Problem requirements>
From the material that follows, count the lines with the word "compute" in them. Reply with the number only.
------------------------------
             pool_.reset(new CopyPool(int(std::max(2u, std::min(hw ? hw / 2 : 4u, 12u)))));
         }
         const size_t nchunks = (n + chunk - 1) / chunk;
+        const bool verbose = std::getenv("MSBWT_VERBOSE") != nullptr;
+        double spent[4] = {0, 0, 0, 0};
+        auto now = [] { return std::chrono::steady_clock::now(); };
+        auto lap = [&](int what, std::chrono::steady_clock::time_point &t) {
+            if (!verbose) return;
+            const auto t1 = now();
+            spent[what] += std::chrono::duration<double>(t1 - t).count();
+            t = t1;
+        };
         std::vector<void *> d_in(ins.size()), d_out(outs.size());
+        std::vector<char> compact(ins.size());
         auto finish = [&](size_t c) -> hipError_t {
             Slot &s = slots_[c % kSlots];
+            auto t = now();
             hipError_t err = hipEventSynchronize(s.d2h);
+            lap(2, t);
             if (err != hipSuccess) return err;
             const size_t first = c * chunk, m = std::min(chunk, n - first);
             for (size_t a = 0; a < outs.size(); ++a)
                 pool_->copy(static_cast<char *>(outs[a].out) + first * outs[a].item_bytes, s.h_out + out_off[a], m * outs[a].item_bytes);
+            lap(3, t);
             return hipSuccess;
         };
         for (size_t c = 0; c < nchunks + kSlots - 1; ++c) {
             if (c < nchunks) {
                 Slot &s = slots_[c % kSlots];
                 const size_t first = c * chunk, m = std::min(chunk, n - first);
-                for (size_t a = 0; a < ins.size(); ++a)
-                    pool_->copy(s.h_in + in_off[a], static_cast<const char *>(ins[a].in) + first * ins[a].item_bytes, m * ins[a].item_bytes);
+                auto t = now();
                 for (size_t a = 0; a < ins.size(); ++a) {
-                    e = hipMemcpyAsync(s.d_in + in_off[a], s.h_in + in_off[a], m * ins[a].item_bytes, hipMemcpyHostToDevice, h2d_);
+                    const char *src = static_cast<const char *>(ins[a].in) + first * ins[a].item_bytes;
+                    compact[a] = ins[a].stager && stage_compact(*ins[a].stager, s.h_in + in_off[a], src, ins[a].item_bytes, m);
+                    if (!compact[a]) pool_->copy(s.h_in + in_off[a], src, m * ins[a].item_bytes);
+                }
+                lap(0, t);
+                for (size_t a = 0; a < ins.size(); ++a) {
+                    if (compact[a])
+                        e = hipMemcpyAsync(s.d_compact + compact_off[a], s.h_in + in_off[a], m * ins[a].stager->item_bytes, hipMemcpyHostToDevice, h2d_);
+                    else
+                        e = hipMemcpyAsync(s.d_in + in_off[a], s.h_in + in_off[a], m * ins[a].item_bytes, hipMemcpyHostToDevice, h2d_);
                     if (e != hipSuccess) return e;
                     d_in[a] = s.d_in + in_off[a];
                 }
                 for (size_t a = 0; a < outs.size(); ++a) d_out[a] = s.d_out + out_off[a];
                 if ((e = hipEventRecord(s.up, h2d_)) != hipSuccess) return e;
                 if ((e = hipStreamWaitEvent(compute, s.up, 0)) != hipSuccess) return e;
+                for (size_t a = 0; a < ins.size(); ++a)
+                    if (compact[a] && (e = ins[a].stager->expand(d_in[a], s.d_compact + compact_off[a], m, compute)) != hipSuccess) return e;
                 if ((e = launch(first, m, d_in.data(), d_out.data(), compute)) != hipSuccess) return e;
                 if ((e = hipEventRecord(s.done, compute)) != hipSuccess) return e;
                 if ((e = hipStreamWaitEvent(d2h_, s.done, 0)) != hipSuccess) return e;
@@ -132,9 +202,13 @@
                     if (e != hipSuccess) return e;
                 }
                 if ((e = hipEventRecord(s.d2h, d2h_)) != hipSuccess) return e;
+                lap(1, t);
             }
             if (c >= size_t(kSlots - 1) && (e = finish(c - (kSlots - 1))) != hipSuccess) return e;
         }
+        if (verbose)
+            std::fprintf(stderr, "[msbwt] host pipeline: %zu items in %zu chunks; staging %.3f ms, enqueueing %.3f, waiting for the device %.3f, results back %.3f\n", n,
+                         nchunks, spent[0] * 1e3, spent[1] * 1e3, spent[2] * 1e3, spent[3] * 1e3);
         return hipSuccess;
     }
 
@@ -144,6 +218,7 @@
             if (s.h_out) (void)hipHostFree(s.h_out);
             if (s.d_in) (void)hipFree(s.d_in);
             if (s.d_out) (void)hipFree(s.d_out);
+            if (s.d_compact) (void)hipFree(s.d_compact);
             if (s.up) (void)hipEventDestroy(s.up);
             if (s.done) (void)hipEventDestroy(s.done);
             if (s.d2h) (void)hipEventDestroy(s.d2h);
@@ -152,16 +227,25 @@
         if (h2d_) (void)hipStreamDestroy(h2d_);
         if (d2h_) (void)hipStreamDestroy(d2h_);
         h2d_ = d2h_ = nullptr;
-        in_cap_ = out_cap_ = 0;
+        in_cap_ = out_cap_ = compact_cap_ = 0;
     }
 
   private:
     struct Slot {
-        char *h_in = nullptr, *h_out = nullptr, *d_in = nullptr, *d_out = nullptr;
+        char *h_in = nullptr, *h_out = nullptr, *d_in = nullptr, *d_out = nullptr, *d_compact = nullptr;
         hipEvent_t up = nullptr, done = nullptr, d2h = nullptr;
     };
 
-    hipError_t ensure(size_t in_bytes, size_t out_bytes) {
+    bool stage_compact(const Stager &st, char *dst, const char *src, size_t item_bytes, size_t m) {
+        if (m * item_bytes < (size_t(1) << 20)) return st.pack(dst, src, m);
+        std::atomic<bool> ok{true};
+        pool_->split(m, 64, [&](size_t lo, size_t hi) {
+            if (ok.load(std::memory_order_relaxed) && !st.pack(dst + lo * st.item_bytes, src + lo * item_bytes, hi - lo)) ok.store(false, std::memory_order_relaxed);
+        });
+        return ok.load();
+    }
+
+    hipError_t ensure(size_t in_bytes, size_t out_bytes, size_t compact_bytes) {
         hipError_t e;
         if (!h2d_ && (e = hipStreamCreateWithFlags(&h2d_, hipStreamNonBlocking)) != hipSuccess) return e;
         if (!d2h_ && (e = hipStreamCreateWithFlags(&d2h_, hipStreamNonBlocking)) != hipSuccess) return e;
@@ -196,12 +280,22 @@
             }
             out_cap_ = out_bytes;
         }
+        if (compact_bytes > compact_cap_) {
+            for (Slot &s : slots_) {
+                if (s.d_compact) (void)hipFree(s.d_compact);
+                s.d_compact = nullptr;
+            }
+            compact_cap_ = 0;
+            for (Slot &s : slots_)
+                if ((e = hipMalloc(reinterpret_cast<void **>(&s.d_compact), compact_bytes)) != hipSuccess) return e;
+            compact_cap_ = compact_bytes;
+        }
         return hipSuccess;
     }
 
     Slot slots_[kSlots];
     hipStream_t h2d_ = nullptr, d2h_ = nullptr;
-    size_t in_cap_ = 0, out_cap_ = 0;
+    size_t in_cap_ = 0, out_cap_ = 0, compact_cap_ = 0;
     std::unique_ptr<CopyPool> pool_;
 };
 
diff --git a/rust-msbwt_amd/csrc/pack_stage.cpp b/rust-msbwt_amd/csrc/pack_stage.cpp
--- /dev/null
+++ b/rust-msbwt_amd/csrc/pack_stage.cpp
@@ -0,0 +1,104 @@
+#include "pack_stage.hpp"
+
+#include <cstring>
+
+#if defined(__x86_64__) && (defined(__GNUC__) || defined(__clang__))
+#define MSBWT_PACK_STAGE_X86 1
+#include <immintrin.h>
+#endif
+
+namespace msbwt {
+
+namespace {
+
------------------------------
Exercise result>
4